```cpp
extern "C" int mmsa_ca_apply(const float* z, long ldz, const float* att, long lda, float* out, long ldo,
                             unsigned short* out_planes, long ldp, int B, int H, int W, int C, hipStream_t stream) {
  MMSA_CHECK_ARG(z && att && (out || out_planes) && (C & 3) == 0 && (ldz & 3) == 0 && (lda & 3) == 0 && (ldo & 3) == 0, "ca_apply: bad args");
  MMSA_CHECK_ARG(!out_planes || ((((uintptr_t)out_planes) & 127) == 0 && (ldp & 63) == 0 && ldp >= 2L * ((C + 31) / 32 * 32)), "ca_apply: bad output planes");
  const long total4 = (long)B * H * W * (C >> 2);
  MMSA_CHECK_ARG(total4 < (1L << 31), "ca_apply: too many elements for the 32-bit index arithmetic");
  int blocks = cdiv(total4, 256);
  if (blocks > 8192) blocks = 8192;
  hipLaunchKernelGGL(ca_apply_kernel, dim3(blocks), dim3(256), 0, stream, z, ldz, att, lda, out, ldo, out_planes, ldp, H, W, C, total4);
  MMSA_CHECK_LAUNCH("ca_apply");
  return MMSA_OK;
}
```

### multimodal-sam-adapter_amd/csrc/tail.hip

```cpp
#include "common.h"

__global__ __launch_bounds__(256) void tail_fuse_kernel(const float* __restrict__ cmap, long ldc, long cstrideB, const float* __restrict__ xtok, long ldx,
                                                        const float* __restrict__ bn_scale, const float* __restrict__ bn_shift,
                                                        float* __restrict__ out, unsigned short* __restrict__ outp, long ldp,
                                                        int Hc, int Wc, int Hx, int Wx, int C, float rh, float rw) {
  __shared__ float tile[32][33];
  const int b = blockIdx.z;
  const int pix0 = blockIdx.x * 32;
  const int c0 = blockIdx.y * 32;
  const int tx = threadIdx.x & 31, ty = threadIdx.x >> 5;
  const int npix = Hc * Wc;
#pragma unroll
  for (int k = 0; k < 4; ++k) {
    const int pl = ty + 8 * k;
    const int pix = pix0 + pl;
    const int c = c0 + tx;
    float v = 0.f;
    if (pix < npix && c < C) {
      const int h = pix / Wc, w = pix - h * Wc;
      v = cmap[(long)b * cstrideB + (long)pix * ldc + c];
      float sh = ((float)h + 0.5f) * rh - 0.5f;
      float sw = ((float)w + 0.5f) * rw - 0.5f;
      sh = sh < 0.f ? 0.f : sh;
      sw = sw < 0.f ? 0.f : sw;
      const int h0 = (int)sh, w0 = (int)sw;
      const int h1 = h0 + (h0 < Hx - 1 ? 1 : 0), w1 = w0 + (w0 < Wx - 1 ? 1 : 0);
      const float lh = sh - (float)h0, lw = sw - (float)w0;
      if (xtok) {
        const float* xb = xtok + (long)b * Hx * Wx * ldx + c;
        const float v00 = xb[((long)h0 * Wx + w0) * ldx], v01 = xb[((long)h0 * Wx + w1) * ldx];
        const float v10 = xb[((long)h1 * Wx + w0) * ldx], v11 = xb[((long)h1 * Wx + w1) * ldx];
        const float r = (1.f - lh) * ((1.f - lw) * v00 + lw * v01) + lh * ((1.f - lw) * v10 + lw * v11);
        v = v + r;
      }
      v = v * bn_scale[c] + bn_shift[c];
      if (outp) {
        unsigned short hh, ll;
        split_bf16(v, hh, ll);
        unsigned short* q_ = outp + ((long)b * npix + pix) * ldp + ilv(c);
        q_[0] = hh;
        q_[32] = ll;
      }
    }
    tile[pl][tx] = v;
  }
  __syncthreads();
#pragma unroll
  for (int k = 0; k < 4; ++k) {
    const int cl = ty + 8 * k;
    const int c = c0 + cl;
    const int pix = pix0 + tx;
    if (c < C && pix < npix) out[((long)b * C + c) * npix + pix] = tile[tx][cl];
  }
}

__global__ __launch_bounds__(256) void tail_fuse64_kernel(const float* __restrict__ cmap, long ldc, long cstrideB, const float* __restrict__ xtok, long ldx,
                                                          const float* __restrict__ bn_scale, const float* __restrict__ bn_shift,
                                                          float* __restrict__ out, unsigned short* __restrict__ outp, long ldp,
                                                          int Hc, int Wc, int Hx, int Wx, int C, float rh, float rw) {
  __shared__ float tile[64][65];
  const int b = blockIdx.z;
  const int pix0 = blockIdx.x * 64, c0 = blockIdx.y * 64;
  const int t = threadIdx.x;
  const int cg = t & 15, pr = t >> 4;
  const int npix = Hc * Wc;
  const int c = c0 + 4 * cg;
  const bool c_ok = c < C;
  float4 sc = make_float4(0.f, 0.f, 0.f, 0.f), sf = sc;
  if (c_ok) { sc = *reinterpret_cast<const float4*>(bn_scale + c); sf = *reinterpret_cast<const float4*>(bn_shift + c); }
  const float* xb = xtok + (long)b * Hx * Wx * ldx + c;
#pragma unroll
  for (int k = 0; k < 4; ++k) {
    const int pl = pr + 16 * k;
    const int pix = pix0 + pl;
    float4 v = make_float4(0.f, 0.f, 0.f, 0.f);
    const bool ok = pix < npix && c_ok;
    if (ok) {
      const int h = pix / Wc, w = pix - h * Wc;
      v = *reinterpret_cast<const float4*>(cmap + (long)b * cstrideB + (long)pix * ldc + c);
      float sh = ((float)h + 0.5f) * rh - 0.5f;
      float sw = ((float)w + 0.5f) * rw - 0.5f;
      sh = sh < 0.f ? 0.f : sh;
      sw = sw < 0.f ? 0.f : sw;
      const int h0 = (int)sh, w0 = (int)sw;
      const int h1 = h0 + (h0 < Hx - 1 ? 1 : 0), w1 = w0 + (w0 < Wx - 1 ? 1 : 0);
      const float lh = sh - (float)h0, lw = sw - (float)w0;
      if (xtok) {
        const float4 v00 = *reinterpret_cast<const float4*>(xb + ((long)h0 * Wx + w0) * ldx), v01 = *reinterpret_cast<const float4*>(xb + ((long)h0 * Wx + w1) * ldx);
        const float4 v10 = *reinterpret_cast<const float4*>(xb + ((long)h1 * Wx + w0) * ldx), v11 = *reinterpret_cast<const float4*>(xb + ((long)h1 * Wx + w1) * ldx);
#define TF_ONE(f_) { const float r_ = (1.f - lh) * ((1.f - lw) * v00.f_ + lw * v01.f_) + lh * ((1.f - lw) * v10.f_ + lw * v11.f_); v.f_ = (v.f_ + r_) * sc.f_ + sf.f_; }
        TF_ONE(x) TF_ONE(y) TF_ONE(z) TF_ONE(w)
#undef TF_ONE
      } else {
        v.x = v.x * sc.x + sf.x; v.y = v.y * sc.y + sf.y; v.z = v.z * sc.z + sf.z; v.w = v.w * sc.w + sf.w;
      }
    }
    if (outp) {
      unsigned short* row = outp + ((long)b * npix + min(pix, npix - 1)) * ldp;
      store_planes8_pair<1>(row, c & ~7, v, MMSA_FMT_B3, (cg & 1) != 0, ok);
    }
    tile[pl][4 * cg + 0] = v.x; tile[pl][4 * cg + 1] = v.y; tile[pl][4 * cg + 2] = v.z; tile[pl][4 * cg + 3] = v.w;
  }
  __syncthreads();
  const int pg = t & 15, cr = t >> 4;
  const bool vec = (npix & 3) == 0;
#pragma unroll
  for (int k = 0; k < 4; ++k) {
    const int cl = cr + 16 * k;
    const int cc = c0 + cl;
    const int pix = pix0 + 4 * pg;
    if (cc >= C || pix >= npix) continue;
    const float4 o = make_float4(tile[4 * pg][cl], tile[4 * pg + 1][cl], tile[4 * pg + 2][cl], tile[4 * pg + 3][cl]);
    float* dst = out + ((long)b * C + cc) * npix + pix;
    if (vec) *reinterpret_cast<float4*>(dst) = o;
    else {
      dst[0] = o.x;
      if (pix + 1 < npix) dst[1] = o.y;
      if (pix + 2 < npix) dst[2] = o.z;
      if (pix + 3 < npix) dst[3] = o.w;
    }
  }
}

extern "C" int mmsa_tail_fuse(const float* cmap, long ldc, long cstrideB, const float* xtok, long ldx, const float* bn_scale,
                              const float* bn_shift, float* out, unsigned short* out_planes, long ldp, int B, int Hc, int Wc,
                              int Hx, int Wx, int C, hipStream_t stream) {
  MMSA_CHECK_ARG(cmap && bn_scale && bn_shift && out, "tail_fuse: null pointer");
  MMSA_CHECK_ARG(B > 0 && Hc > 0 && Wc > 0 && Hx > 0 && Wx > 0 && C > 0, "tail_fuse: bad shape");
  MMSA_CHECK_ARG(!out_planes || ((C & 31) == 0 && ldp >= 2L * C), "tail_fuse: planes output needs C % 32 == 0 and ldp >= 2C");
  const float rh = (float)Hx / (float)Hc, rw = (float)Wx / (float)Wc;
  const bool old_tiles = MMSA_KNOB("MMSA_TAIL32", 0) != 0;
  const bool wide = !old_tiles && (C & 3) == 0 && (ldc & 3) == 0 && (!xtok || (ldx & 3) == 0) && (cstrideB & 3) == 0 &&
                    ((((uintptr_t)cmap) | ((uintptr_t)xtok) | ((uintptr_t)bn_scale) | ((uintptr_t)bn_shift) | ((uintptr_t)out)) & 15) == 0 &&
                    (!out_planes || ((C & 7) == 0 && (ldp & 7) == 0 && (((uintptr_t)out_planes) & 15) == 0));
  if (wide) {
    dim3 grid64(cdiv((long)Hc * Wc, 64), cdiv(C, 64), B);
    hipLaunchKernelGGL(tail_fuse64_kernel, grid64, dim3(256), 0, stream, cmap, ldc, cstrideB, xtok, ldx, bn_scale, bn_shift, out, out_planes, ldp, Hc, Wc, Hx, Wx, C, rh, rw);
    MMSA_CHECK_LAUNCH("tail_fuse");
    return MMSA_OK;
  }
  dim3 grid(cdiv((long)Hc * Wc, 32), cdiv(C, 32), B);
  hipLaunchKernelGGL(tail_fuse_kernel, grid, dim3(256), 0, stream, cmap, ldc, cstrideB, xtok, ldx, bn_scale, bn_shift, out, out_planes, ldp, Hc, Wc, Hx, Wx, C, rh, rw);
  MMSA_CHECK_LAUNCH("tail_fuse");
  return MMSA_OK;
}
```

_ _ _ _ _

#### [Description of the task]
List every line from the entries above in which "extern" appears.

#### [Task response]
extern "C" int mmsa_ca_apply(const float* z, long ldz, const float* att, long lda, float* out, long ldo,
extern "C" int mmsa_tail_fuse(const float* cmap, long ldc, long cstrideB, const float* xtok, long ldx, const float* bn_scale,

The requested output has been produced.